- Data extract -

diff --git a/tissue-model-analysis-tools_amd/csrc/sepconv_ws_kernels.hip b/tissue-model-analysis-tools_amd/csrc/sepconv_ws_kernels.hip
--- a/tissue-model-analysis-tools_amd/csrc/sepconv_ws_kernels.hip
+++ b/tissue-model-analysis-tools_amd/csrc/sepconv_ws_kernels.hip
@@ -58,10 +58,11 @@
     return *((const __attribute__((address_space(4))) int *)(unsigned long long)tab + mt);
 }
 
-template <bool RELU_IN, bool POOL, int PREC = 0, bool STEM = false, bool ROI = false>
+template <bool RELU_IN, bool POOL, int PREC = 0, bool STEM = false, bool ROI = false, bool QUAD = false>
 __global__ __launch_bounds__(768, 3) void sepconv_ws_kernel(WsArgs a, int nMt, int nNt, int G, std::conditional_t<ROI, const int *, RoiNone> tab)
 {
     static_assert(!ROI || PREC == 0, "ROI: f32 path only");
+    static_assert(!QUAD || (ROI && !POOL && PREC == 0), "QUAD: plain region form of the f32 path only");
     __shared__ __attribute__((aligned(16))) float smem[STEM ? WS_TOTAL_STEM : WS_TOTAL];
 
     const int b = blockIdx.x;
@@ -72,7 +73,7 @@
 
     const int t = threadIdx.x;
     const int lane = t & 63, wave = __builtin_amdgcn_readfirstlane(t >> 6);
-    const int TW = a.W >> 4, TPP = (a.H >> 4) * TW;
+    const int TW = QUAD ? a.W >> 3 : a.W >> 4, TPP = QUAD ? (a.H >> 3) * TW : (a.H >> 4) * TW;
     const int Cin = a.Cin;
     const int nchunks = Cin >> 5;
     const int total = (j1 - j0) * nchunks;
@@ -128,12 +129,12 @@
             }
         }
         const float *hA = a.in;
-        int tnext = ws_tab_read(j0 / nNt, tab);
+        int tnext = ws_tab_read(QUAD ? 4 * (j0 / nNt) + p : j0 / nNt, tab);
         auto tile_setup = [&](int jj) {
             const int mt = ROI ? tnext : jj / nNt;
-            if (ROI) tnext = ws_tab_read((jj + 1 < j1 ? jj + 1 : jj) / nNt, tab);
+            if (ROI) { const int mn = (jj + 1 < j1 ? jj + 1 : jj) / nNt; tnext = ws_tab_read(QUAD ? 4 * mn + p : mn, tab); }
             const int n = mt / TPP, tr = mt - n * TPP;
-            const int Y0 = (tr / TW) * 16 + oy - 1, X0 = (tr % TW) * 16 + ox - 1;
+            const int Y0 = QUAD ? (tr / TW) * 8 - 1 : (tr / TW) * 16 + oy - 1, X0 = QUAD ? (tr % TW) * 8 - 1 : (tr % TW) * 16 + ox - 1;
             const unsigned bad = m_inv | (Y0 < 0 ? m_top : 0u) | (Y0 + 9 >= a.H ? m_bot : 0u) | (X0 < 0 ? m_left : 0u) | (X0 + 9 >= a.W ? m_right : 0u);
             if (STEM) {
                 hA = a.in + ((long)n * a.H * a.W * 4 + (long)(2 * Y0) * (2 * a.W) + 2 * X0);
@@ -389,7 +390,9 @@
     const float relu_lo = a.relu_out ? 0.f : -__builtin_inff();
     const unsigned vo_pool = (unsigned)(4 * h * a.Cout + r) * 4u;
     float rv[4][4];
-    int ctile = ws_tab_read(j0 / nNt, tab);
+    const int cslot = 2 * (wave >> 2);
+    int ctile = ws_tab_read(QUAD ? 4 * (j0 / nNt) + cslot : j0 / nNt, tab);
+    int ctile1 = QUAD ? ws_tab_read(4 * (j0 / nNt) + cslot + 1, tab) : 0;
     auto load_resid = [&](int jj) {
         const int mc = jj / nNt, nt = jj - mc * nNt;
         const int mt = ROI ? ctile : mc;
@@ -410,15 +413,19 @@
 #pragma unroll
     for (int i = 0; i < 4; i++) {
         const int pix = 8 * i + (lane >> 3);
-        vo_t[i] = (unsigned)(((pix >> 4) * a.W + (pix & 15)) * a.Cout + (lane & 7) * 4) * 4u;
+        vo_t[i] = (unsigned)(((pix >> 4) * a.W + (QUAD ? pix & 7 : pix & 15)) * a.Cout + (lane & 7) * 4) * 4u;
     }
     auto store_tile = [&](int jj, float *xw) {
         const int mc = jj / nNt, nt = jj - mc * nNt;
         const int mt = ROI ? ctile : mc;
         const int n = mt / TPP, tr = mt - n * TPP;
-        const int ty0 = (tr / TW) * 16, tx0 = (tr % TW) * 16;
+        const int ty0 = QUAD ? (tr / TW) * 8 : (tr / TW) * 16, tx0 = QUAD ? (tr % TW) * 8 : (tr % TW) * 16;
+        const int trow = QUAD ? 2 * (wave & 3) : 2 * wave;
         const __amdgpu_buffer_rsrc_t rsO = __builtin_amdgcn_make_buffer_rsrc(
-            (void *)(a.out + ((size_t)n * a.H * a.W + (size_t)(ty0 + 2 * wave) * a.W + tx0) * a.Cout + nt * 128), 0, 0x7fffffff, 0x00020000);
+            (void *)(a.out + ((size_t)n * a.H * a.W + (size_t)(ty0 + trow) * a.W + tx0) * a.Cout + nt * 128), 0, 0x7fffffff, 0x00020000);
+        const int n1 = ctile1 / TPP, tr1 = ctile1 - n1 * TPP;
+        const __amdgpu_buffer_rsrc_t rsO1 = !QUAD ? rsO : __builtin_amdgcn_make_buffer_rsrc(
+            (void *)(a.out + ((size_t)n1 * a.H * a.W + (size_t)((tr1 / TW) * 8 + trow) * a.W + (tr1 % TW) * 8) * a.Cout + nt * 128), 0, 0x7fffffff, 0x00020000);
         float *xl = xw + r;
         const float *xr = xw + lane * 4;
 #pragma unroll
@@ -435,7 +442,7 @@
             for (int i = 0; i < 4; i++) o[i] = *reinterpret_cast<const float4 *>(xr + i * 256);
 #pragma unroll
             for (int i = 0; i < 4; i++)
-                __builtin_amdgcn_raw_buffer_store_b128(__builtin_bit_cast(__attribute__((ext_vector_type(4))) unsigned, o[i]), rsO, vo_t[i], jn * 128, 0);
+                __builtin_amdgcn_raw_buffer_store_b128(__builtin_bit_cast(__attribute__((ext_vector_type(4))) unsigned, o[i]), (i & 1) ? rsO1 : rsO, vo_t[i], jn * 128, 0);
         }
     };
 
@@ -649,7 +656,10 @@
             if (POOL) store_tile_pool(cj, smem + (stage ? WS_A : 0));
             else store_tile(cj, smem + (stage ? WS_A1 : WS_A0) + wave * 1024);
             cj++;
-            if (ROI && s + 1 < total) ctile = ws_tab_read(cj / nNt, tab);
+            if (ROI && s + 1 < total) {
+                ctile = ws_tab_read(QUAD ? 4 * (cj / nNt) + cslot : cj / nNt, tab);
+                if (QUAD) ctile1 = ws_tab_read(4 * (cj / nNt) + cslot + 1, tab);
+            }
         }
         WS_PIN()
         if (s + 1 < total) {
@@ -690,9 +700,11 @@
            (long long)H * W * Cin * 4 < 0x7fffffffLL && (long long)Cout * Cin * 4 < 0x7fffffffLL;
 }
 
-static bool ws_tiles_ok(const int *tiles, int n_tiles, int N, int H, int W, int prec)
-{
-    return !tiles || (prec == 0 && n_tiles > 0 && (long long)n_tiles <= (long long)N * (H / 16) * (W / 16));
+static bool ws_tiles_ok(const int *tiles, int n_tiles, int N, int H, int W, int prec, bool quad = false)
+{
+    if (!tiles) return !quad;
+    if (quad) return prec == 0 && n_tiles > 0 && n_tiles <= 0x0fffffff;
+    return prec == 0 && n_tiles > 0 && (long long)n_tiles <= (long long)N * (H / 16) * (W / 16);
 }
 
 static int ws_cus()
@@ -708,10 +720,17 @@
 }
 
 template <bool POOL>
-static void launch_ws_any(const WsArgs &a, int relu_in, int prec, hipStream_t s, const int *tiles = nullptr, int n_tiles = 0)
+static void launch_ws_any(const WsArgs &a, int relu_in, int prec, hipStream_t s, const int *tiles = nullptr, int n_tiles = 0, bool quad = false)
 {
     const int nMt = tiles ? n_tiles : a.N * (a.H / 16) * (a.W / 16), nNt = a.Cout / 128;
     const int G = (ws_cus() / 8) * 8;
+    if constexpr (!POOL) {
+        if (quad && tiles && prec == 0) {
+            if (relu_in) hipLaunchKernelGGL((sepconv_ws_kernel<true, false, 0, false, true, true>), dim3(G), dim3(768), 0, s, a, nMt, nNt, G, tiles);
+            else hipLaunchKernelGGL((sepconv_ws_kernel<false, false, 0, false, true, true>), dim3(G), dim3(768), 0, s, a, nMt, nNt, G, tiles);
+            return;
+        }
+    }
     if (prec == 1) {
         if (relu_in) hipLaunchKernelGGL((sepconv_ws_kernel<true, POOL, 1>), dim3(G), dim3(768), 0, s, a, nMt, nNt, G, RoiNone{});
         else hipLaunchKernelGGL((sepconv_ws_kernel<false, POOL, 1>), dim3(G), dim3(768), 0, s, a, nMt, nNt, G, RoiNone{});
@@ -750,31 +769,32 @@
 }
 
 bool launch_sepconv_ws(const float *in, int N, int H, int W, int Cin, int relu_in, const float *dw9, const float *pwk, int Cout,
-                       const float *scale, const float *shift, int relu_out, float *out, hipStream_t s, int prec, const int *tiles, int n_tiles)
+                       const float *scale, const float *shift, int relu_out, float *out, hipStream_t s, int prec, const int *tiles, int n_tiles, bool quad)
 {
     if (!sepconv_ws_supported(H, W, Cin, Cout) || N <= 0 || (long long)N * (H / 16) * (W / 16) * (Cout / 128) > 0x3fffffffLL ||
-        !ws_tiles_ok(tiles, n_tiles, N, H, W, prec)) {
+        !ws_tiles_ok(tiles, n_tiles, N, H, W, prec, quad) || (quad && (long long)n_tiles * (Cout / 128) > 0x3fffffffLL)) {
         set_error("launch_sepconv_ws: unsupported shape");
         return false;
     }
     WsArgs a{in, N, H, W, Cin, Cout, dw9, pwk, scale, shift, relu_out, out, nullptr, nullptr, nullptr, nullptr, nullptr, nullptr, nullptr};
-    launch_ws_any<false>(a, relu_in, prec, s, tiles, n_tiles);
+    launch_ws_any<false>(a, relu_in, prec, s, tiles, n_tiles, quad);
     return true;
 }
 
 bool launch_sepconv_ws_stem(const float *x, int N, int H, int W, int Cin, const float *stem_w, const float *stem_scale, const float *stem_shift,
                             const float *dw9, const float *pwk, int Cout, const float *scale, const float *shift, int relu_out, float *out,
-                            hipStream_t s, const int *tiles, int n_tiles)
+                            hipStream_t s, const int *tiles, int n_tiles, bool quad)
 {
     if (!sepconv_ws_supported(H, W, Cin, Cout) || N <= 0 || (long long)N * (H / 16) * (W / 16) * (Cout / 128) > 0x3fffffffLL || 9 * Cin > WS_X ||
-        !ws_tiles_ok(tiles, n_tiles, N, H, W, 0)) {
+        !ws_tiles_ok(tiles, n_tiles, N, H, W, 0, quad) || (quad && (long long)n_tiles * (Cout / 128) > 0x3fffffffLL)) {
         set_error("launch_sepconv_ws_stem: unsupported shape");
         return false;
     }
     WsArgs a{x, N, H, W, Cin, Cout, dw9, pwk, scale, shift, relu_out, out, nullptr, nullptr, nullptr, nullptr, stem_w, stem_scale, stem_shift};
     const int nMt = tiles ? n_tiles : N * (H / 16) * (W / 16), nNt = Cout / 128;
     const int G = (ws_cus() / 8) * 8;
-    if (tiles) hipLaunchKernelGGL((sepconv_ws_kernel<false, false, 0, true, true>), dim3(G), dim3(768), 0, s, a, nMt, nNt, G, tiles);
+    if (tiles && quad) hipLaunchKernelGGL((sepconv_ws_kernel<false, false, 0, true, true, true>), dim3(G), dim3(768), 0, s, a, nMt, nNt, G, tiles);
+    else if (tiles) hipLaunchKernelGGL((sepconv_ws_kernel<false, false, 0, true, true>), dim3(G), dim3(768), 0, s, a, nMt, nNt, G, tiles);
     else hipLaunchKernelGGL((sepconv_ws_kernel<false, false, 0, true>), dim3(G), dim3(768), 0, s, a, nMt, nNt, G, RoiNone{});
     return true;
 }
diff --git a/tissue-model-analysis-tools_amd/csrc/tmat_api.cpp b/tissue-model-analysis-tools_amd/csrc/tmat_api.cpp
--- a/tissue-model-analysis-tools_amd/csrc/tmat_api.cpp
+++ b/tissue-model-analysis-tools_amd/csrc/tmat_api.cpp
@@ -274,13 +274,27 @@
     return ok;
 }
 
-static const RoiTileTab *roi_tile_tab(RoiEntry *e, int layer, int k, RoiDownForm form)
+static const RoiTileTab *roi_tile_tab(RoiEntry *e, int layer, int k, RoiDownForm form, bool quad = false)
 {
     form = roi_down_form(e->plan, std::min(form, ROI_DOWN_SHARE));
-    for (const RoiTileTab &t : e->tabs) if (t.layer == layer && t.k == k && t.form == form) return &t;
+    for (const RoiTileTab &t : e->tabs) if (t.layer == layer && t.k == k && t.form == form && t.quad == quad) return &t;
     std::vector<int> ids;
     RoiTileTab t;
     t.layer = layer; t.k = k; t.form = form;
+    if (quad) {
+        long long n_own = 0, n_ids = 0;
+        t.full_rep = t.full = roi_sep_quad_table(e->plan, form, layer, k, ids, &n_own, &n_ids);
+        if (t.full > 0) {
+            t.quad = true;
+            t.n = (int)(ids.size() / 4);
+            t.n_rep = (n_own + 3) / 4;
+            if (!hip_ok(hipMalloc((void **)&t.dev, ids.size() * sizeof(int)), "hipMalloc(quadrant table)")) return nullptr;
+            if (!hip_ok(hipMemcpy(t.dev, ids.data(), ids.size() * sizeof(int), hipMemcpyHostToDevice), "hipMemcpy(quadrant table)")) { hipFree(t.dev); return nullptr; }
+            e->tabs.push_back(t);
+            return &e->tabs.back();
+        }
+        return roi_tile_tab(e, layer, k, form);
+    }
     t.full = roi_sep_tile_table(e->plan, form, layer, k, ids);
     t.n_rep = (long long)ids.size(); t.full_rep = t.full;
     if (t.full <= 0 || ids.empty()) { set_error("roi_tile_tab: no tile table for this layer"); return nullptr; }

- Try it -
Where the string "analysis" occurs in the data, return the whole line.

- Result below -
diff --git a/tissue-model-analysis-tools_amd/csrc/sepconv_ws_kernels.hip b/tissue-model-analysis-tools_amd/csrc/sepconv_ws_kernels.hip
--- a/tissue-model-analysis-tools_amd/csrc/sepconv_ws_kernels.hip
+++ b/tissue-model-analysis-tools_amd/csrc/sepconv_ws_kernels.hip
diff --git a/tissue-model-analysis-tools_amd/csrc/tmat_api.cpp b/tissue-model-analysis-tools_amd/csrc/tmat_api.cpp
--- a/tissue-model-analysis-tools_amd/csrc/tmat_api.cpp
+++ b/tissue-model-analysis-tools_amd/csrc/tmat_api.cpp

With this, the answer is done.